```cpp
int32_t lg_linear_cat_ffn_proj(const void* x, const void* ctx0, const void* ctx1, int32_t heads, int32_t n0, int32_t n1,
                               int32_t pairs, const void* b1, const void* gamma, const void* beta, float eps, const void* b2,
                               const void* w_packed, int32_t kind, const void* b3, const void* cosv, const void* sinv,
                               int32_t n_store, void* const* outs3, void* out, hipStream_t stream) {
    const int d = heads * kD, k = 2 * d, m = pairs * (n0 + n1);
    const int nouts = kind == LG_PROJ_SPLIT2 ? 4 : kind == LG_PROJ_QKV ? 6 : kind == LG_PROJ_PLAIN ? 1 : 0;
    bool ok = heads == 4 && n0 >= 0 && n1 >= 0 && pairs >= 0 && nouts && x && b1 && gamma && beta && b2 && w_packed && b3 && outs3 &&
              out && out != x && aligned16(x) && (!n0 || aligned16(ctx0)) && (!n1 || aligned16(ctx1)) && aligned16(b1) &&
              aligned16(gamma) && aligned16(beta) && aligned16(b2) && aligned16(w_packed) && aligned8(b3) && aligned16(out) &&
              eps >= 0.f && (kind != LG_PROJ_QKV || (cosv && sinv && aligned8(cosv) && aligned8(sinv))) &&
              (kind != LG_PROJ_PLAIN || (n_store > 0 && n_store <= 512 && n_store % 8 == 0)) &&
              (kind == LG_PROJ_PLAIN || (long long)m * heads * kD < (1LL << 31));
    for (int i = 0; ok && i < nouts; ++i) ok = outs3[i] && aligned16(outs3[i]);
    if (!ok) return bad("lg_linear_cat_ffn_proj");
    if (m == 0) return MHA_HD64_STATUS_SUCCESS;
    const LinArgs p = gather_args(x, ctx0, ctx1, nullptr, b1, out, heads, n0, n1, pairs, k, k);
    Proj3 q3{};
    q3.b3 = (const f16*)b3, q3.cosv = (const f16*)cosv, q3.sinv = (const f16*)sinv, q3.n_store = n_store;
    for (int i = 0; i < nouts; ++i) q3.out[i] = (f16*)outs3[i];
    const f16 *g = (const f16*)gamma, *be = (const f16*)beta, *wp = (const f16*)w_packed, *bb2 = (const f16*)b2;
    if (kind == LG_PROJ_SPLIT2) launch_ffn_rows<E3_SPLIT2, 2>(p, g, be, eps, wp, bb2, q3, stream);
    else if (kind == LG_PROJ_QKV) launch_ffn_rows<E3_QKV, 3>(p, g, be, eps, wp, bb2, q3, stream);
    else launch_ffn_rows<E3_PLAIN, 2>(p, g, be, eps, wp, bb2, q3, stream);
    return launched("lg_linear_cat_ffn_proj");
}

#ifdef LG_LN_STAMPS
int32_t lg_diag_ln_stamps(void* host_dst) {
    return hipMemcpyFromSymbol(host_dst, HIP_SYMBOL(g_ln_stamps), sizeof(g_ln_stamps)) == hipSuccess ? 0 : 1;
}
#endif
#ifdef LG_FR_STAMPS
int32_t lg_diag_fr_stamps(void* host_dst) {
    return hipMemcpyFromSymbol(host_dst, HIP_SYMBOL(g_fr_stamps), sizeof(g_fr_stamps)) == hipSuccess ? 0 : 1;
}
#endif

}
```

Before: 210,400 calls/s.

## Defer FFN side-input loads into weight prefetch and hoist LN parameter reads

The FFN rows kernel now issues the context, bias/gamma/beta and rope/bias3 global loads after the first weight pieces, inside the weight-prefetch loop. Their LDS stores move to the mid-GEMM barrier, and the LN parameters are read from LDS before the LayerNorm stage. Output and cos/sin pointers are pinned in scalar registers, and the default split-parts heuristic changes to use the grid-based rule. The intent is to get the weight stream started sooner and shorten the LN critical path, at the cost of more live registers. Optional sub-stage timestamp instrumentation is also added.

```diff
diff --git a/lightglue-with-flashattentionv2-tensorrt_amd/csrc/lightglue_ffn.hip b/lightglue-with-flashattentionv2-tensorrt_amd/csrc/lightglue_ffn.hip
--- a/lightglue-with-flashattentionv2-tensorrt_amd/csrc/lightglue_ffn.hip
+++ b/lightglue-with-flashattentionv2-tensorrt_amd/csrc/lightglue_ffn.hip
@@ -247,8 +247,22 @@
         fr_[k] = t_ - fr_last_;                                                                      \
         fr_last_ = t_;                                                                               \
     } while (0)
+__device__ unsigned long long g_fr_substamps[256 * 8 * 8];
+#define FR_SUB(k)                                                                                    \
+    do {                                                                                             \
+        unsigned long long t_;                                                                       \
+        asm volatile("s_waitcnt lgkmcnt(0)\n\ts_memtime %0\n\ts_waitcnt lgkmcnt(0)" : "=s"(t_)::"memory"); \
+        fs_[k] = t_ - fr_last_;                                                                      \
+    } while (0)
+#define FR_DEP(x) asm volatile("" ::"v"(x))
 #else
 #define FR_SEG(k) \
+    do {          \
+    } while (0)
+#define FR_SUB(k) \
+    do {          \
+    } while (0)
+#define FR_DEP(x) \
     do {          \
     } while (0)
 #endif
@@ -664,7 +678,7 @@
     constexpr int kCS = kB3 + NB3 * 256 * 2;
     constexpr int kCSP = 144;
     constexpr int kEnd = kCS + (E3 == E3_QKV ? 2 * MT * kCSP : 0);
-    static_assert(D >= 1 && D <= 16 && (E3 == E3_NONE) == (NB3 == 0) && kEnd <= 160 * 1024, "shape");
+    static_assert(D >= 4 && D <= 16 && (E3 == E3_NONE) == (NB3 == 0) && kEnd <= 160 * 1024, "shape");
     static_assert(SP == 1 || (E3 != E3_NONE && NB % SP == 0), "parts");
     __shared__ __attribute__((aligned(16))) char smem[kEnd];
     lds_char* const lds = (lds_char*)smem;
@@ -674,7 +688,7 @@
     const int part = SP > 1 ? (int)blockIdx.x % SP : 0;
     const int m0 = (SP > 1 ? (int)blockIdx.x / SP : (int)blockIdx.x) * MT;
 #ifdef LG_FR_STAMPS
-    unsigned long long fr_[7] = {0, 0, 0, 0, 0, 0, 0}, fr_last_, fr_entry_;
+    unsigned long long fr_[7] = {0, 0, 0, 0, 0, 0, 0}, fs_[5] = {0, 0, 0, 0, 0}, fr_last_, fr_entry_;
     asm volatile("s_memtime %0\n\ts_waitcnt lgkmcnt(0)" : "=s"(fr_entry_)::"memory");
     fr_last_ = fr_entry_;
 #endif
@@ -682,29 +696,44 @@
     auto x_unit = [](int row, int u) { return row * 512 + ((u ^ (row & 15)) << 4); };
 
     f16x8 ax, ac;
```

» Work order
Extract each entry in full and write it down exactly.

» Problem solution
```cpp
int32_t lg_linear_cat_ffn_proj(const void* x, const void* ctx0, const void* ctx1, int32_t heads, int32_t n0, int32_t n1,
                               int32_t pairs, const void* b1, const void* gamma, const void* beta, float eps, const void* b2,
                               const void* w_packed, int32_t kind, const void* b3, const void* cosv, const void* sinv,
                               int32_t n_store, void* const* outs3, void* out, hipStream_t stream) {
    const int d = heads * kD, k = 2 * d, m = pairs * (n0 + n1);
    const int nouts = kind == LG_PROJ_SPLIT2 ? 4 : kind == LG_PROJ_QKV ? 6 : kind == LG_PROJ_PLAIN ? 1 : 0;
    bool ok = heads == 4 && n0 >= 0 && n1 >= 0 && pairs >= 0 && nouts && x && b1 && gamma && beta && b2 && w_packed && b3 && outs3 &&
              out && out != x && aligned16(x) && (!n0 || aligned16(ctx0)) && (!n1 || aligned16(ctx1)) && aligned16(b1) &&
              aligned16(gamma) && aligned16(beta) && aligned16(b2) && aligned16(w_packed) && aligned8(b3) && aligned16(out) &&
              eps >= 0.f && (kind != LG_PROJ_QKV || (cosv && sinv && aligned8(cosv) && aligned8(sinv))) &&
              (kind != LG_PROJ_PLAIN || (n_store > 0 && n_store <= 512 && n_store % 8 == 0)) &&
              (kind == LG_PROJ_PLAIN || (long long)m * heads * kD < (1LL << 31));
    for (int i = 0; ok && i < nouts; ++i) ok = outs3[i] && aligned16(outs3[i]);
    if (!ok) return bad("lg_linear_cat_ffn_proj");
    if (m == 0) return MHA_HD64_STATUS_SUCCESS;
    const LinArgs p = gather_args(x, ctx0, ctx1, nullptr, b1, out, heads, n0, n1, pairs, k, k);
    Proj3 q3{};
    q3.b3 = (const f16*)b3, q3.cosv = (const f16*)cosv, q3.sinv = (const f16*)sinv, q3.n_store = n_store;
    for (int i = 0; i < nouts; ++i) q3.out[i] = (f16*)outs3[i];
    const f16 *g = (const f16*)gamma, *be = (const f16*)beta, *wp = (const f16*)w_packed, *bb2 = (const f16*)b2;
    if (kind == LG_PROJ_SPLIT2) launch_ffn_rows<E3_SPLIT2, 2>(p, g, be, eps, wp, bb2, q3, stream);
    else if (kind == LG_PROJ_QKV) launch_ffn_rows<E3_QKV, 3>(p, g, be, eps, wp, bb2, q3, stream);
    else launch_ffn_rows<E3_PLAIN, 2>(p, g, be, eps, wp, bb2, q3, stream);
    return launched("lg_linear_cat_ffn_proj");
}

#ifdef LG_LN_STAMPS
int32_t lg_diag_ln_stamps(void* host_dst) {
    return hipMemcpyFromSymbol(host_dst, HIP_SYMBOL(g_ln_stamps), sizeof(g_ln_stamps)) == hipSuccess ? 0 : 1;
}
#endif
#ifdef LG_FR_STAMPS
int32_t lg_diag_fr_stamps(void* host_dst) {
    return hipMemcpyFromSymbol(host_dst, HIP_SYMBOL(g_fr_stamps), sizeof(g_fr_stamps)) == hipSuccess ? 0 : 1;
}
#endif

}
```

Before: 210,400 calls/s.

## Defer FFN side-input loads into weight prefetch and hoist LN parameter reads

The FFN rows kernel now issues the context, bias/gamma/beta and rope/bias3 global loads after the first weight pieces, inside the weight-prefetch loop. Their LDS stores move to the mid-GEMM barrier, and the LN parameters are read from LDS before the LayerNorm stage. Output and cos/sin pointers are pinned in scalar registers, and the default split-parts heuristic changes to use the grid-based rule. The intent is to get the weight stream started sooner and shorten the LN critical path, at the cost of more live registers. Optional sub-stage timestamp instrumentation is also added.

```diff
diff --git a/lightglue-with-flashattentionv2-tensorrt_amd/csrc/lightglue_ffn.hip b/lightglue-with-flashattentionv2-tensorrt_amd/csrc/lightglue_ffn.hip
--- a/lightglue-with-flashattentionv2-tensorrt_amd/csrc/lightglue_ffn.hip
+++ b/lightglue-with-flashattentionv2-tensorrt_amd/csrc/lightglue_ffn.hip
@@ -247,8 +247,22 @@
         fr_[k] = t_ - fr_last_;                                                                      \
         fr_last_ = t_;                                                                               \
     } while (0)
+__device__ unsigned long long g_fr_substamps[256 * 8 * 8];
+#define FR_SUB(k)                                                                                    \
+    do {                                                                                             \
+        unsigned long long t_;                                                                       \
+        asm volatile("s_waitcnt lgkmcnt(0)\n\ts_memtime %0\n\ts_waitcnt lgkmcnt(0)" : "=s"(t_)::"memory"); \
+        fs_[k] = t_ - fr_last_;                                                                      \
+    } while (0)
+#define FR_DEP(x) asm volatile("" ::"v"(x))
 #else
 #define FR_SEG(k) \
+    do {          \
+    } while (0)
+#define FR_SUB(k) \
+    do {          \
+    } while (0)
+#define FR_DEP(x) \
     do {          \
     } while (0)
 #endif
@@ -664,7 +678,7 @@
     constexpr int kCS = kB3 + NB3 * 256 * 2;
     constexpr int kCSP = 144;
     constexpr int kEnd = kCS + (E3 == E3_QKV ? 2 * MT * kCSP : 0);
-    static_assert(D >= 1 && D <= 16 && (E3 == E3_NONE) == (NB3 == 0) && kEnd <= 160 * 1024, "shape");
+    static_assert(D >= 4 && D <= 16 && (E3 == E3_NONE) == (NB3 == 0) && kEnd <= 160 * 1024, "shape");
     static_assert(SP == 1 || (E3 != E3_NONE && NB % SP == 0), "parts");
     __shared__ __attribute__((aligned(16))) char smem[kEnd];
     lds_char* const lds = (lds_char*)smem;
@@ -674,7 +688,7 @@
     const int part = SP > 1 ? (int)blockIdx.x % SP : 0;
     const int m0 = (SP > 1 ? (int)blockIdx.x / SP : (int)blockIdx.x) * MT;
 #ifdef LG_FR_STAMPS
-    unsigned long long fr_[7] = {0, 0, 0, 0, 0, 0, 0}, fr_last_, fr_entry_;
+    unsigned long long fr_[7] = {0, 0, 0, 0, 0, 0, 0}, fs_[5] = {0, 0, 0, 0, 0}, fr_last_, fr_entry_;
     asm volatile("s_memtime %0\n\ts_waitcnt lgkmcnt(0)" : "=s"(fr_entry_)::"memory");
     fr_last_ = fr_entry_;
 #endif
@@ -682,29 +696,44 @@
     auto x_unit = [](int row, int u) { return row * 512 + ((u ^ (row & 15)) << 4); };
 
     f16x8 ax, ac;
```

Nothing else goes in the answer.